На всех четверых были узкие брюки и стильные пиджаки с широкими плечами.
– Теперь понял? – сказал Венька.
– Нет, – ответил за Кольку я.
– Ну, вы оба тупые! Их в Америку привезли! Авианосец был американский! Смотри, как они там лабают. Чуете?
Но мы не чуяли. Нам хотелось, чтобы Венька все разъяснил. Или, по крайней мере, сказал нам, что мы будем завтра делать на семинаре по акушерству.
– Вы что, совсем сбрендили? – сказал он. – Какой семинар? Какое, на хрен, акушерство? Я вам говорю – нам баржа нужна!
Венька не всегда был стилягой. Сначала он был просто Венькой, потом комсомольцем, потом очень строгим комсомольцем, а потом уже наконец стилягой. И в Москве он тоже жил не всегда.

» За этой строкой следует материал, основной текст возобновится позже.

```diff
@@ -1028,8 +1089,14 @@
         std::vector<int32_t> which;
         for (int q = 0; q < pd.Q; ++q)
             if (pd.h_flags[q]) which.push_back(q);
-        if (!which.empty()) {
-            ix->stat_flagged += (int64_t)which.size();
+        const int nflag = (int)which.size();
+        ix->stat_flagged += nflag;
+        if (pd.spec_eligible) spec_record(ix, nflag, pd.Q);
+        if (pd.spec) {
+            which.resize((size_t)pd.Q);
+            for (int q = 0; q < pd.Q; ++q) which[(size_t)q] = q;
+            MM_TRY(sweep_finish(ix, st, pd, which, pd.h_flags));
+        } else if (nflag > 0) {
             MM_TRY(sweep_queries(ix, st, pd, which));
         }
     }
@@ -1099,7 +1166,7 @@
     std::lock_guard<std::mutex> lk(ix->mu);
     for (int i = 0; i < 8; ++i) out[i] = 0;
     out[0] = ix->stat_queries; out[1] = ix->stat_flagged; out[2] = ix->stat_rounds; out[3] = ix->stat_pages;
-    out[4] = ix->stat_exhaustive; out[5] = ix->stat_swept_rows;
+    out[4] = ix->stat_exhaustive; out[5] = ix->stat_swept_rows; out[6] = ix->stat_speculative;
     return MMISS_OK;
 }
 
@@ -1172,6 +1239,7 @@
     if (!ix || !path) MM_FAIL(MMISS_ERR_ARG, "mmiss_index_load: null argument");
     std::lock_guard<std::mutex> lk(ix->mu);
     MM_NO_PENDING(ix, "mmiss_index_load");
+    ix->spec_reset();
     MM_TRY(mmiss_use_device(ix->device));
     hipStream_t st = ix->stream();
     FILE* f = fopen(path, "rb");
diff --git a/multimodal-image-similarity-search_amd/index.py b/multimodal-image-similarity-search_amd/index.py
--- a/multimodal-image-similarity-search_amd/index.py
+++ b/multimodal-image-similarity-search_amd/index.py
@@ -213,7 +213,7 @@
         out = (C.c_int64 * 8)()
         _lib.check(self._lib.mmiss_index_guard_stats_ex(self._h, out))
         return {"queries": out[0], "widened": out[1], "rounds": out[2], "pages": out[3], "exhaustive": out[4],
-                "swept_rows": out[5]}
+                "swept_rows": out[5], "speculative": out[6]}
 
     def save(self, path: str) -> None:
         _lib.check(self._lib.mmiss_index_save(self._h, str(path).encode()))
```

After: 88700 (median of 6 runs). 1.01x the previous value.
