#pragma unroll 1
        for (int it = 0; it * kRegionIterSlots < tl.nq; ++it) {
            const int slot = it * kRegionIterSlots + warp * GPW + grp;
            const bool active = slot < tl.nq;
            unsigned pair = 0; int b = 0, m = 0;
            if (active) {
                if (rm.region) {
                    int l = 0;
                    while (l + 1 < L && slot >= tl.qpre[l + 1]) ++l;
                    const int k = slot - tl.qpre[l], y = tl.qy0[l] + k / tl.qnx[l], x = tl.qx0[l] + k % tl.qnx[l];
                    b = tl.b; m = tl.m;
                    pair = ((unsigned)b * (unsigned)Lq + (unsigned)(rm.start[l] + y * rm.W[l] + x)) * (unsigned)M + (unsigned)m;
                } else {
                    pair = tl.base_pair + (unsigned)slot;
                    m = (int)(pair % (unsigned)M);
                    b = (int)((pair / (unsigned)M) / (unsigned)Lq);
                }
            }
            const bool stash = rm.region && active && slot < kRegionSlots;

            float g[VEC] = {0.f, 0.f, 0.f, 0.f};
            if (active) RowVec<float, VEC>::load(grad_out + (size_t)pair * D + (size_t)sub * VEC, g);
            if (stash) gstash[slot * LPR + sub] = make_float4(g[0], g[1], g[2], g[3]);

            float4 tw[NSL];
            int2 tr[NSL];
#pragma unroll
            for (int k = 0; k < NSL; ++k) {
                const int s = sub + k * LPR;
                tw[k] = make_float4(0.f, 0.f, 0.f, 0.f);
                tr[k] = make_int2(0, 0);
                unsigned filed = 0;
                ushort4 rows4 = make_ushort4(kNoRow, kNoRow, kNoRow, kNoRow);
                float4 w4 = make_float4(0.f, 0.f, 0.f, 0.f);
                if (s < LP && active) {
                    const size_t t = (size_t)pair * LP + s;
                    const float2 xy = __ldg(reinterpret_cast<const float2 *>(loc) + t);
                    const float a = __ldg(attn + t);
                    const int l = s / P;
                    const TapGeom gm = tap_geometry(xy.x, xy.y, rm.H[l], rm.W[l], rm.start[l]);
                    w4 = masked_weights(gm, a);
                    tr[k] = make_int2(gm.r0, gm.r1 | (gm.dw << 31));
                    const unsigned nz = (unsigned)(w4.x != 0.f) | ((unsigned)(w4.y != 0.f) << 1) |
                                        ((unsigned)(w4.z != 0.f) << 2) | ((unsigned)(w4.w != 0.f) << 3);
                    if (stash) {
                        const int W = rm.W[l], o0 = gm.r0 - rm.start[l], o1 = gm.r1 - rm.start[l];
                        const int y0 = o0 / W, x0 = o0 - y0 * W, y1 = o1 / W;
                        const int wwl = tl.ww[l], whl = tl.wh[l];
                        const int ry0 = y0 - tl.wy0[l], ry1 = y1 - tl.wy0[l], rx0 = x0 - tl.wx0[l], rx1 = rx0 + gm.dw;
                        const unsigned iy0 = (unsigned)ry0 < (unsigned)whl, iy1 = (unsigned)ry1 < (unsigned)whl;
                        const unsigned ix0 = (unsigned)rx0 < (unsigned)wwl, ix1 = (unsigned)rx1 < (unsigned)wwl;
                        const unsigned inwin = (iy0 & ix0) | ((iy0 & ix1) << 1) | ((iy1 & ix0) << 2) | ((iy1 & ix1) << 3);
                        filed = inwin & nz;
                        const int w00 = tl.wbase[l] + ry0 * wwl + rx0, dhw = (y1 - y0) * wwl;
                        const int wr[4] = {w00, w00 + gm.dw, w00 + dhw, w00 + dhw + gm.dw};
#pragma unroll
                        for (int c = 0; c < 4; ++c)
                            if ((filed >> c) & 1u) atomicAdd(&cnt[wr[c]], 1);
                        rows4 = make_ushort4((filed & 1u) ? (unsigned short)wr[0] : kNoRow,
                                             (filed & 2u) ? (unsigned short)wr[1] : kNoRow,
                                             (filed & 4u) ? (unsigned short)wr[2] : kNoRow,
                                             (filed & 8u) ? (unsigned short)wr[3] : kNoRow);
                    }
                    tw[k] = make_float4((filed & 1u) ? 0.f : w4.x, (filed & 2u) ? 0.f : w4.y,
                                        (filed & 4u) ? 0.f : w4.z, (filed & 8u) ? 0.f : w4.w);
                }
                if (stash) {
                    const int e = (slot * LP_MAX + s) << 2;
                    *reinterpret_cast<ushort4 *>(e_row + e) = rows4;
                    *reinterpret_cast<float4 *>(e_coef + e) = w4;
                }
            }

            if (!primary_done) {
                pdl_wait_primary();
                primary_done = true;
            }
            const size_t slab_off = ((size_t)b * S * M + m) * D + (size_t)sub * VEC;
            float *gbase = grad_value + slab_off;
#pragma unroll
            for (int k = 0; k < NSL; ++k) {
                __syncwarp();
                slab.put(sub, tw[k], tr[k]);
                __syncwarp();
                const bool any = tw[k].x != 0.f || tw[k].y != 0.f || tw[k].z != 0.f || tw[k].w != 0.f;
                unsigned todo = (__ballot_sync(kFullMask, any) >> (grp * LPR)) & ((1u << LPR) - 1u);
                while (todo) {
                    const int j = __ffs(todo) - 1;
                    todo &= todo - 1u;
                    const float4 w4 = slab.weights(j);
                    const int2 rr = slab.rows(j);
                    const float w[4] = {w4.x, w4.y, w4.z, w4.w};
                    const unsigned dwo = (rr.y < 0) ? row_elems : 0u;
                    unsigned long long off[4];
                    off[0] = (unsigned long long)(unsigned)rr.x * row_elems;
                    off[1] = off[0] + dwo;
                    off[2] = (unsigned long long)(unsigned)(rr.y & 0x7fffffff) * row_elems;
                    off[3] = off[2] + dwo;
#pragma unroll
                    for (int c = 0; c < 4; ++c)
                        if (w[c] != 0.f && MSDA_REGION_KEEP_RED(1))
                            red_add_v4(gbase + off[c], w[c] * g[0], w[c] * g[1], w[c] * g[2], w[c] * g[3]);
                }
            }
        }

        const int nwin = tl.nwin;
        if (nwin > 0) {
            __syncthreads();
            MSDA_REGION_CLOCK(1);
            const int n = min(tl.nq, kRegionSlots) * LP_MAX * 4;
            {
                const int i0 = threadIdx.x * 4;
                int c[4], sum = 0;
#pragma unroll
                for (int q = 0; q < 4; ++q) { c[q] = (i0 + q < nwin) ? cnt[i0 + q] : 0; sum += c[q]; }
                int incl = sum;
#pragma unroll
                for (int d = 1; d < 32; d <<= 1) {
                    const int t = __shfl_up_sync(kFullMask, incl, d);
                    if (lane >= d) incl += t;
                }
                if (lane == 31) wsum[warp] = incl;
                __syncthreads();
                int run = incl - sum;
                for (int w = 0; w < warp; ++w) run += wsum[w];
#pragma unroll
                for (int q = 0; q < 4; ++q)
                    if (i0 + q < nwin) { cnt[i0 + q] = run; run += c[q]; }
            }
            static_assert(kRegionWinRows <= 4 * kTiledThreads, "scan covers 4 rows per thread");
            __syncthreads();
            for (int e = threadIdx.x; e < n; e += kTiledThreads) {
                const unsigned short r = e_row[e];
                if (r != kNoRow) s_idx[atomicAdd(&cnt[r], 1)] = (unsigned short)e;
            }
            __syncthreads();
            MSDA_REGION_CLOCK(2);

            const int b = tl.b, m = tl.m;
            for (int r = warp * GPW + grp; r < nwin; r += kRegionIterSlots) {
                const int beg = r ? cnt[r - 1] : 0, end = cnt[r];
                if (beg == end) continue;
                float4 acc = make_float4(0.f, 0.f, 0.f, 0.f);
#pragma unroll 4
                for (int i = beg; i < end; ++i) {
                    const int e = s_idx[i];
                    const float cf = e_coef[e];
                    const float4 gs = gstash[(e / (LP_MAX * 4)) * LPR + sub];
                    acc.x = fmaf(cf, gs.x, acc.x); acc.y = fmaf(cf, gs.y, acc.y);
                    acc.z = fmaf(cf, gs.z, acc.z); acc.w = fmaf(cf, gs.w, acc.w);
                }
                int l = 0;
                while (l + 1 < L && r >= tl.wbase[l + 1]) ++l;
                const int k = r - tl.wbase[l], y = tl.wy0[l] + k / tl.ww[l], x = tl.wx0[l] + k % tl.ww[l];
                const int row = rm.start[l] + y * rm.W[l] + x;
                if (MSDA_REGION_KEEP_RED(2))
                    red_add_v4(grad_value + (((size_t)b * S + row) * M + m) * D + (size_t)sub * VEC, acc.x, acc.y, acc.z, acc.w);
            }
        }
        __syncthreads();
        MSDA_REGION_CLOCK(nwin > 0 ? 3 : 1);
    }
}
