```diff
@@ -537,6 +549,15 @@
       else wgmma_m64n128_f16(d, a, b, 1u);
     }
   };
+  auto mma_rs = [&](float (&d)[64], const uint32_t (&a)[4], uint64_t b, bool first) SNB_INLINE {
+    if (first) {
+      if (kBf16) wgmma_m64n128_bf16_rs_first(d, a, b);
+      else wgmma_m64n128_f16_rs_first(d, a, b);
+    } else {
+      if (kBf16) wgmma_m64n128_bf16_rs(d, a, b, 1u);
+      else wgmma_m64n128_f16_rs(d, a, b, 1u);
+    }
+  };
   auto issue_step = [&](float (&d)[64], uint32_t ah, uint32_t al, uint32_t bh, uint32_t bl, bool first) SNB_INLINE {
     const uint64_t da_h = make_smem_desc(ah, kTile * 16, 128), db_h = make_smem_desc(bh, kNh * 16, 128);
     mma(d, da_h, db_h, first);
@@ -549,6 +570,7 @@
   constexpr bool kDrained = kTrain != 0;
   float acc[2][64];
   float sig[2] = {0.f, 0.f};
+  uint32_t ahi[16][4];
 
   uint32_t st = 0, ph = 0;
   auto prev_stage = [&]() { return st == 0 ? (uint32_t)kStages - 1 : st - 1; };
@@ -562,12 +584,24 @@
     uint32_t abase;
     asm volatile("mov.b32 %0, %1;" : "=r"(abase) : "r"(a_wg));
     const uint32_t ah = abase + (c.src == SRC_HID ? kOffHid : kOffEnc) + c.a16 * 2 * (kTile * 16);
-    constexpr uint32_t part = c.src == SRC_HID ? kHidPart : kEncPart;
-    static_for<c.steps>([&](auto ktag) SNB_INLINE {
-      constexpr int ks = decltype(ktag)::value;
-      issue_step(d, ah + ks * 2 * (kTile * 16), ah + ks * 2 * (kTile * 16) + part, bh + ks * kStepBytes,
-                 bl + ks * kStepBytes, ks == 0 && c.first);
-    });
+    if constexpr (kHiRegs && c.src == SRC_HID) {
+      static_for<c.steps>([&](auto ktag) SNB_INLINE {
+        constexpr int ks = decltype(ktag)::value;
+        const uint64_t db_h = make_smem_desc(bh + ks * kStepBytes, kNh * 16, 128);
+        mma_rs(d, ahi[c.a16 + ks], db_h, ks == 0 && c.first);
+        if (kSplit) {
+          mma(d, make_smem_desc(ah + ks * 2 * (kTile * 16), kTile * 16, 128), db_h, false);
+          mma_rs(d, ahi[c.a16 + ks], make_smem_desc(bl + ks * kStepBytes, kNh * 16, 128), false);
+        }
+      });
+    } else {
+      constexpr uint32_t part = c.src == SRC_HID ? kHidPart : kEncPart;
+      static_for<c.steps>([&](auto ktag) SNB_INLINE {
+        constexpr int ks = decltype(ktag)::value;
+        issue_step(d, ah + ks * 2 * (kTile * 16), ah + ks * 2 * (kTile * 16) + part, bh + ks * kStepBytes,
+                   bl + ks * kStepBytes, ks == 0 && c.first);
+      });
+    }
     wgmma_commit();
     if (kDrained ? !(c.first && c.half == 0) : ci != 0) {
       wgmma_wait<1>();
@@ -619,8 +653,9 @@
           }
         }
         const uint32_t a = hid_thr + (h * 16 + j) * (kTile * 16) + rr * 128;
-        st_shared_u32(a, hi);
-        if (kSplit) st_shared_u32(a + kHidPart, lo);
+        if constexpr (kHiRegs) ahi[8 * h + j / 2][(jj & 1) * 2 + rr] = hi;
+        else st_shared_u32(a, hi);
+        if (kSplit) st_shared_u32(a + kHidLo, lo);
       }
     });
     if (kTrain == 2) {
@@ -632,9 +667,11 @@
     }
     return k16;
   };
-  auto epi_half_end = [&]() SNB_INLINE {
-    fence_proxy_async_smem();
-    wg_sync();
+  auto epi_half_end = [&](auto enctag) SNB_INLINE {
+    if constexpr (kSplit || !kHiRegs || decltype(enctag)::value) {
+      fence_proxy_async_smem();
+      wg_sync();
+    }
   };
   auto sigma_head = [&](long long pt0) SNB_INLINE {
 #pragma unroll
@@ -699,7 +736,7 @@
     });
     if (L == 7) sigma_head(pt0);
     if (L == 4 && !p.sigma_only) encode_rows(Int<SNB_DIR_FREQS>{}, tile);
-    epi_half_end();
+    epi_half_end(std::bool_constant<L == 4>{});
     if (kTrain == 2) {
       unsigned char* hb = p.a_h + (size_t)l * (size_t)p.ppad * (kWidth * 2);
 #pragma unroll
@@ -739,14 +776,14 @@
         if constexpr (b < n1) issue(Int<c1 + b>{});
         epi_block(std::false_type{}, Int<0>{}, btag, 0, pt0);
       });
-      epi_half_end();
+      epi_half_end(std::false_type{});
       wgmma_wait<0>();
     } else {
       static_for<4>([&](auto btag) SNB_INLINE {
         issue(Int<c0 + decltype(btag)::value>{});
         epi_block(std::false_type{}, Int<1>{}, btag, l - 1, pt0);
       });
-      epi_half_end();
+      epi_half_end(std::false_type{});
       issue_range(Int<c0 + 4>{}, Int<n0 - 4>{});
       issue_range(Int<c1>{}, Int<e + 1>{});
       static_for<4>([&](auto btag) SNB_INLINE {
@@ -754,20 +791,21 @@
         epi_block(std::bool_constant<L == 7>{}, Int<0>{}, btag, l, pt0);
       });
       if (L == 4 && !p.sigma_only) encode_rows(Int<SNB_DIR_FREQS>{}, tile);
-      epi_half_end();
+      epi_half_end(std::bool_constant<L == 4>{});
       issue_range(Int<c1 + e + 5>{}, Int<n1 - e - 5>{});
       if constexpr (L != 7) wgmma_wait<0>();
     }
   };
   auto tile_end = [&](long long tile, long long pt0) SNB_INLINE {
     constexpr int c9 = chunk_index(9, 0), n9 = chunk_count(9, 0);
-    load_row(tile + gridDim.x);
+    if constexpr (!kHiRegs) load_row(tile + gridDim.x);
     if (p.sigma_only) {
       if constexpr (!kDrained) {
+        load_row(tile + gridDim.x);
         drain();
         static_for<4>([&](auto btag) SNB_INLINE { epi_block(std::true_type{}, Int<1>{}, btag, 7, pt0); });
         sigma_head(pt0);
-        epi_half_end();
+        epi_half_end(std::false_type{});
       }
       return;
     }
@@ -779,8 +817,9 @@
         epi_block(std::true_type{}, Int<1>{}, btag, 7, pt0);
       });
       sigma_head(pt0);
-      epi_half_end();
+      epi_half_end(std::false_type{});
       issue_range(Int<c9 + 4>{}, Int<n9 - 4>{});
+      load_row(tile + gridDim.x);
     }
     drain();
     dir_epilogue(acc[0], pt0);
@@ -808,7 +847,7 @@
   static SmemOptIn optin;
   const long long ntiles = (p.n_points + kTile - 1) / kTile;
   if (ntiles == 0) return SNB_OK;
-  const size_t smem = sizeof(TcSmem<kSplit>) + 128;
+  const size_t smem = sizeof(TcSmem<kSplit, hi_in_regs(kTrain)>) + 128;
   auto kern = field_tc_kernel<kBf16, kSplit, kEmbedded, kTrain>;
   if (int rc = ensure_smem(kern, optin, (int)smem, "field_tc")) return rc;
   long long ctas = sm_count();
diff --git a/sinnerf_b200/csrc/wgmma.cuh b/sinnerf_b200/csrc/wgmma.cuh
--- a/sinnerf_b200/csrc/wgmma.cuh
+++ b/sinnerf_b200/csrc/wgmma.cuh
@@ -226,5 +226,27 @@
       : "memory");
 }
 
-}
-}
+__device__ __forceinline__ void wgmma_m64n128_f16_rs_first(float (&d)[64], const uint32_t (&a)[4], uint64_t b_desc) {
+  asm volatile(
+      "{\n\t.reg .pred p;\n\t"
+      "setp.ne.b32 p, %69, 0;\n\t"
+      "wgmma.mma_async.sync.aligned.m64n128k16.f32.f16.f16 "
+      "{%0, %1, %2, %3, %4, %5, %6, %7, %8, %9, %10, %11, %12, %13, %14, %15, %16, %17, %18, %19, %20, %21, %22, %23, %24, %25, %26, %27, %28, %29, %30, %31, %32, %33, %34, %35, %36, %37, %38, %39, %40, %41, %42, %43, %44, %45, %46, %47, %48, %49, %50, %51, %52, %53, %54, %55, %56, %57, %58, %59, %60, %61, %62, %63}, {%64, %65, %66, %67}, %68, p, 1, 1, 0;\n\t}"
+      : "=f"(d[0]), "=f"(d[1]), "=f"(d[2]), "=f"(d[3]), "=f"(d[4]), "=f"(d[5]), "=f"(d[6]), "=f"(d[7]), "=f"(d[8]), "=f"(d[9]), "=f"(d[10]), "=f"(d[11]), "=f"(d[12]), "=f"(d[13]), "=f"(d[14]), "=f"(d[15]), "=f"(d[16]), "=f"(d[17]), "=f"(d[18]), "=f"(d[19]), "=f"(d[20]), "=f"(d[21]), "=f"(d[22]), "=f"(d[23]), "=f"(d[24]), "=f"(d[25]), "=f"(d[26]), "=f"(d[27]), "=f"(d[28]), "=f"(d[29]), "=f"(d[30]), "=f"(d[31]), "=f"(d[32]), "=f"(d[33]), "=f"(d[34]), "=f"(d[35]), "=f"(d[36]), "=f"(d[37]), "=f"(d[38]), "=f"(d[39]), "=f"(d[40]), "=f"(d[41]), "=f"(d[42]), "=f"(d[43]), "=f"(d[44]), "=f"(d[45]), "=f"(d[46]), "=f"(d[47]), "=f"(d[48]), "=f"(d[49]), "=f"(d[50]), "=f"(d[51]), "=f"(d[52]), "=f"(d[53]), "=f"(d[54]), "=f"(d[55]), "=f"(d[56]), "=f"(d[57]), "=f"(d[58]), "=f"(d[59]), "=f"(d[60]), "=f"(d[61]), "=f"(d[62]), "=f"(d[63])
+      : "r"(a[0]), "r"(a[1]), "r"(a[2]), "r"(a[3]), "l"(b_desc), "r"(0u)
+      : "memory");
+}
+
+__device__ __forceinline__ void wgmma_m64n128_bf16_rs_first(float (&d)[64], const uint32_t (&a)[4], uint64_t b_desc) {
+  asm volatile(
+      "{\n\t.reg .pred p;\n\t"
+      "setp.ne.b32 p, %69, 0;\n\t"
+      "wgmma.mma_async.sync.aligned.m64n128k16.f32.bf16.bf16 "
+      "{%0, %1, %2, %3, %4, %5, %6, %7, %8, %9, %10, %11, %12, %13, %14, %15, %16, %17, %18, %19, %20, %21, %22, %23, %24, %25, %26, %27, %28, %29, %30, %31, %32, %33, %34, %35, %36, %37, %38, %39, %40, %41, %42, %43, %44, %45, %46, %47, %48, %49, %50, %51, %52, %53, %54, %55, %56, %57, %58, %59, %60, %61, %62, %63}, {%64, %65, %66, %67}, %68, p, 1, 1, 0;\n\t}"
+      : "=f"(d[0]), "=f"(d[1]), "=f"(d[2]), "=f"(d[3]), "=f"(d[4]), "=f"(d[5]), "=f"(d[6]), "=f"(d[7]), "=f"(d[8]), "=f"(d[9]), "=f"(d[10]), "=f"(d[11]), "=f"(d[12]), "=f"(d[13]), "=f"(d[14]), "=f"(d[15]), "=f"(d[16]), "=f"(d[17]), "=f"(d[18]), "=f"(d[19]), "=f"(d[20]), "=f"(d[21]), "=f"(d[22]), "=f"(d[23]), "=f"(d[24]), "=f"(d[25]), "=f"(d[26]), "=f"(d[27]), "=f"(d[28]), "=f"(d[29]), "=f"(d[30]), "=f"(d[31]), "=f"(d[32]), "=f"(d[33]), "=f"(d[34]), "=f"(d[35]), "=f"(d[36]), "=f"(d[37]), "=f"(d[38]), "=f"(d[39]), "=f"(d[40]), "=f"(d[41]), "=f"(d[42]), "=f"(d[43]), "=f"(d[44]), "=f"(d[45]), "=f"(d[46]), "=f"(d[47]), "=f"(d[48]), "=f"(d[49]), "=f"(d[50]), "=f"(d[51]), "=f"(d[52]), "=f"(d[53]), "=f"(d[54]), "=f"(d[55]), "=f"(d[56]), "=f"(d[57]), "=f"(d[58]), "=f"(d[59]), "=f"(d[60]), "=f"(d[61]), "=f"(d[62]), "=f"(d[63])
+      : "r"(a[0]), "r"(a[1]), "r"(a[2]), "r"(a[3]), "l"(b_desc), "r"(0u)
+      : "memory");
+}
+
+}
+}
```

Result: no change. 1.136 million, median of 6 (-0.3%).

В наш медицинский ему пришлось переводиться из Ленинграда. С потерей курса. Но ему было все равно. Его не волновало даже то, что ему демонстративно отказали в общежитии.
– А мне без разницы, где стилять, – небрежно говорил он, выходя по утрам из каморки институтского дворника. – Я Петровича уже научил галстук завязывать. Готовлю его к «шузам» на «манной каше». Спорим, завтра он будет в них подметать?
Развитию дворника Петровича помешало участие Колькиных родителей. Узнав про Веньку, они велели нам немедленно его привести и предложили ему перебраться в их квартиру на Маяковке. Он согласился.
В Ленинградском «меде» Венька успел проучиться три семестра. Больше они просто не могли позволить ни ему, ни себе. То, что он устраивал там, не шло ни в какое сравнение с нашим патриархальным московским «стилянием».
Но сначала он был комсоргом. И, как все комсорги, ездил с бригадмильцами бить стиляг – на самые разные танцплощадки, к магазину «Советское шампанское» на Садовой, который стиляги сокращенно называли «США», в парикмахерскую на Желябова, где стригли лучшие ленинградские коки, и на площадку у «Европейской», куда стекались самые клевые фарцовщики Ленинграда.
Фарцовщики избивались, коки отрезались, широченные пиджаки и узкие брюки приводились в негодность. Все шло как нельзя лучше.
Пока вдруг не случилось непоправимое.
Посреди всей этой идиллии, как гром среди ясного неба, на Веньку свалился Чабби Чеккерс.
Пораженный страшным открытием, Венька некоторое время просто не знал, что ему делать. Пропускал комсомольские собрания, мучался от бессонницы, худел. Потом наконец сдался и, закрывшись наглухо у себя в комнате, сам попробовал танцевать. Cо временем в его несуразных движениях паралитика стало что-то проклевываться.